This article presents a concise overview of the top LLM (Large Language Model) choices that are optimized to run efficiently on Raspberry Pi. In recent times, advancements in quantization and model optimization have made it possible to harness the power of language models on small hardware like the Raspberry Pi.
We will explore five carefully selected LLM models that are not only compatible with Raspberry Pi’s 4GB RAM variant but also offer impressive capabilities despite hardware limitations. Each model will be accompanied by a brief description highlighting its unique features, dataset training, and quantization sizes.
By the end of this article, readers will gain valuable insights into the best LLM options for leveraging sophisticated natural language processing on the Raspberry Pi platform.
Note: I am not guaranteeing that it will work on your RPI, but I know from people’s experiences which kind of model with what kind of quantization might work on RPI. So, I collected the smallest but most capable ones, but it’s always worth a try.
LLM Models for Raspberry Pi
By running LLMs on Raspberry Pi, users can unlock a world of possibilities. They can create truly intelligent assistants with advanced natural language understanding, personalized chatbots for specific applications, engaging story-telling experiences, language translation tools, and even AI-powered educational aids. With the LLM’s enhanced reasoning and comprehension abilities, the potential for innovative and impactful applications is limitless.
BTLM-3B-8K (Bittensor Language Model) is a powerful language model boasting 3 billion parameters and an 8k context length, making it suitable for various natural language processing tasks. Trained on an extensive dataset of 627 billion tokens from SlimPajama, BTLM-3B-8K sets a new standard for 3 billion parameter models, remarkably outperforming models trained on significantly larger token datasets, even rivaling the performance of open 7 billion parameter models.
One of the most impressive features of BTLM-3B-8K is its ability to be quantized to just 4 bits, enabling it to run on resource-constrained devices with as little as 3GB of memory. This optimization makes it a perfect candidate for deployment on small hardware platforms like the Raspberry Pi with 4GB RAM, bringing advanced language processing capabilities to edge devices.
Notably, BTLM-3B-8K comes with an Apache 2.0 license, allowing for commercial use and promoting its integration into various applications, from chatbots and language translation to text generation and more. While running the model on Raspberry Pi may not yield the fastest performance, its adaptability and efficiency are remarkable breakthroughs for making complex language models accessible on lightweight hardware.
Metharme 1.3B is a cutting-edge LLM model, leveraging the foundations of EleutherAI’s Pythia 1.4B Deduped.

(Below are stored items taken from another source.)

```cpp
__global__ __launch_bounds__(256) void maxpool_fwd_kernel(const float* __restrict__ x, const float* __restrict__ scale,
                                                          const float* __restrict__ shift, float slope,
                                                          float* __restrict__ y, int D, int H, int W, int kd, int kh, int kw,
                                                          int Do, int Ho, int Wo) {
  const int nc = blockIdx.y;
  const long long ospatial = (long long)Do * Ho * Wo;
  const long long oi = (long long)blockIdx.x * 256 + threadIdx.x;
  if (oi >= ospatial) return;
  const int wo = (int)(oi % Wo);
  const long long r = oi / Wo;
  const int ho = (int)(r % Ho), dq = (int)(r / Ho);
  float a = 1.f, b = 0.f, sl = 1.f;
  if (scale) { a = scale[nc]; b = shift[nc]; sl = slope; }
  const float* xp = x + (long long)nc * D * H * W;
  float m = -INFINITY;
  for (int i = 0; i < kd; ++i)
    for (int j = 0; j < kh; ++j)
      for (int k = 0; k < kw; ++k) {
        const float v = e2e::in_act(xp[((long long)(dq * kd + i) * H + (ho * kh + j)) * W + (wo * kw + k)], a, b, sl);
        m = (v > m || v != v) ? v : m;
      }
// ... 401 lines not shown
    hipLaunchKernelGGL(maxpool_fwd_w2_kernel, grid2, dim3(256), 0, (hipStream_t)stream, x, scale, shift, slope, y, D, H, W, kd,
                       kh, Do, Ho, Wo);
    return e2e::check_launch("maxpool_fwd_w2_kernel");
  }
  dim3 grid((unsigned)e2e::cdivll((long long)Do * Ho * Wo, 256), B * C);
  hipLaunchKernelGGL(maxpool_fwd_kernel, grid, dim3(256), 0, (hipStream_t)stream, x, scale, shift, slope, y, D, H, W, kd, kh,
                     kw, Do, Ho, Wo);
  return e2e::check_launch("maxpool_fwd_kernel");
}

extern "C" int e2e_maxpool_bwd_num_records(int D, int H, int W, int kd, int kh, int kw) {
  if (kd < 1 || kh < 1 || kd > 2 || kh > 2 || kw != 2 || (W % 4) != 0 || D % kd || H % kh) return 0;
  return (int)e2e::cdivll((long long)(D / kd) * (H / kh) * (W / 4), 256);
}

extern "C" int e2e_maxpool_bwd(const float* x, const float* scale, const float* shift, float slope, const float* dy,
                               float* dx, int accumulate, int B, int C, int D, int H, int W, int kd, int kh, int kw,
                               const float* mean, const float* rstd, double* tile_sums, void* stream) {
  E2E_REQUIRE(x && dy && dx, "maxpool_bwd: null pointer");
  E2E_REQUIRE(kd >= 1 && kh >= 1 && kw >= 1 && D >= kd && H >= kh && W >= kw, "maxpool_bwd: bad dims");
  E2E_REQUIRE(tile_sums == nullptr || (mean && rstd && scale && e2e_maxpool_bwd_num_records(D, H, W, kd, kh, kw) > 0),
              "maxpool_bwd: fused InstanceNorm-backward sums need a normalised source and a shape of e2e_maxpool_bwd_num_records");
  hipStream_t st = (hipStream_t)stream;
  const int Do = D / kd, Ho = H / kh, Wo = W / kw;
  if (!accumulate && (D % kd || H % kh || W % kw)) {
    e2e::zero_async(dx, (size_t)B * C * D * H * W * sizeof(float), st);
  }
  if (kw == 2 && (W % 4) == 0 && kd <= 2 && kh <= 2) {
    dim3 grid2((unsigned)e2e::cdivll((long long)Do * Ho * (Wo / 2), 256), B * C);
    hipLaunchKernelGGL(maxpool_bwd_w2_kernel, grid2, dim3(256), 0, st, x, scale, shift, slope, dy, dx, accumulate, D, H, W, kd, kh,
                       Do, Ho, Wo, mean, rstd, tile_sums);
    return e2e::check_launch("maxpool_bwd_w2_kernel");
  }
  dim3 grid((unsigned)e2e::cdivll((long long)Do * Ho * Wo, 256), B * C);
  hipLaunchKernelGGL(maxpool_bwd_kernel, grid, dim3(256), 0, st, x, scale, shift, slope, dy, dx, accumulate, D, H, W, kd, kh,
                     kw, Do, Ho, Wo);
  return e2e::check_launch("maxpool_bwd_kernel");
}

#define DISPATCH_KB(K, ...)                                   \
  if ((K) <= 4) { constexpr int KB = 4; __VA_ARGS__; }        \
  else if ((K) <= 8) { constexpr int KB = 8; __VA_ARGS__; }   \
  else { constexpr int KB = 16; __VA_ARGS__; }

extern "C" int e2e_head1x1_fwd(const float* x, const float* scale, const float* shift, float slope, const float* w,
                               float* logits, int B, int C, int K, long long spatial, void* stream) {
// ... 60 lines not shown
```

Designed with a focus on enhanced usability for conversation, roleplaying, and storywriting, Metharme offers an exceptional feature – natural language guidance. This means users can effortlessly guide the model through various tasks using ordinary language, similar to other instruct models.
Incorporating a unique training approach, Metharme underwent supervised fine-tuning, encompassing a diverse dataset that includes regular instructions, roleplay scenarios, fictional narratives, and synthetically generated conversations. This diverse training regimen results in a well-rounded, versatile LLM capable of handling various creative tasks.
Weighing in at approximately 3GB, Metharme’s efficient model size makes it compatible with consumer hardware, like the Raspberry Pi (4GB RAM recommended). Although its performance might not be lightning-fast, the model’s ability to run on such modest hardware is a testament to the advancements in quantization and model optimization.
StableBeluga 7B is a highly capable LLM model that can run on a Raspberry Pi, showcasing the remarkable advancements in quantization and model optimization. With a minimum quantization size of around 3 GB, it stands out as one of the most efficient choices for small hardware setups.
Trained on an orca style dataset, StableBeluga 7B exhibits enhanced reasoning capabilities, surpassing typical LLM models. Although it might not provide lightning-fast performance on the Raspberry Pi, its compatibility with the hardware makes it an excellent option for various applications where resource constraints are a concern. With StableBeluga 7B, users can harness the power of modern language models, even on the modest computing power of a Raspberry Pi.
Orca Mini v2 7B
Orca Mini v2 7B is an Uncensored LLaMA-7B model, developed in collaboration with Eric Hartford, tailored for Raspberry Pi usage. Trained on explain-tuned datasets, it incorporates insights from Instructions and Input datasets like WizardLM, Alpaca, and Dolly-V2, while adopting Orca Research Paper’s dataset construction approaches. With a quantization size starting at approximately 3 GB, this model demonstrates its adaptability to small hardware like Raspberry Pi. However, it’s important to note that quantization may limit its full potential, and the unquantized version might deliver significantly better performance in various tasks. Despite the trade-offs, Orca Mini v2 7B remains a promising choice for users seeking a resource-efficient language model suitable for Raspberry Pi applications.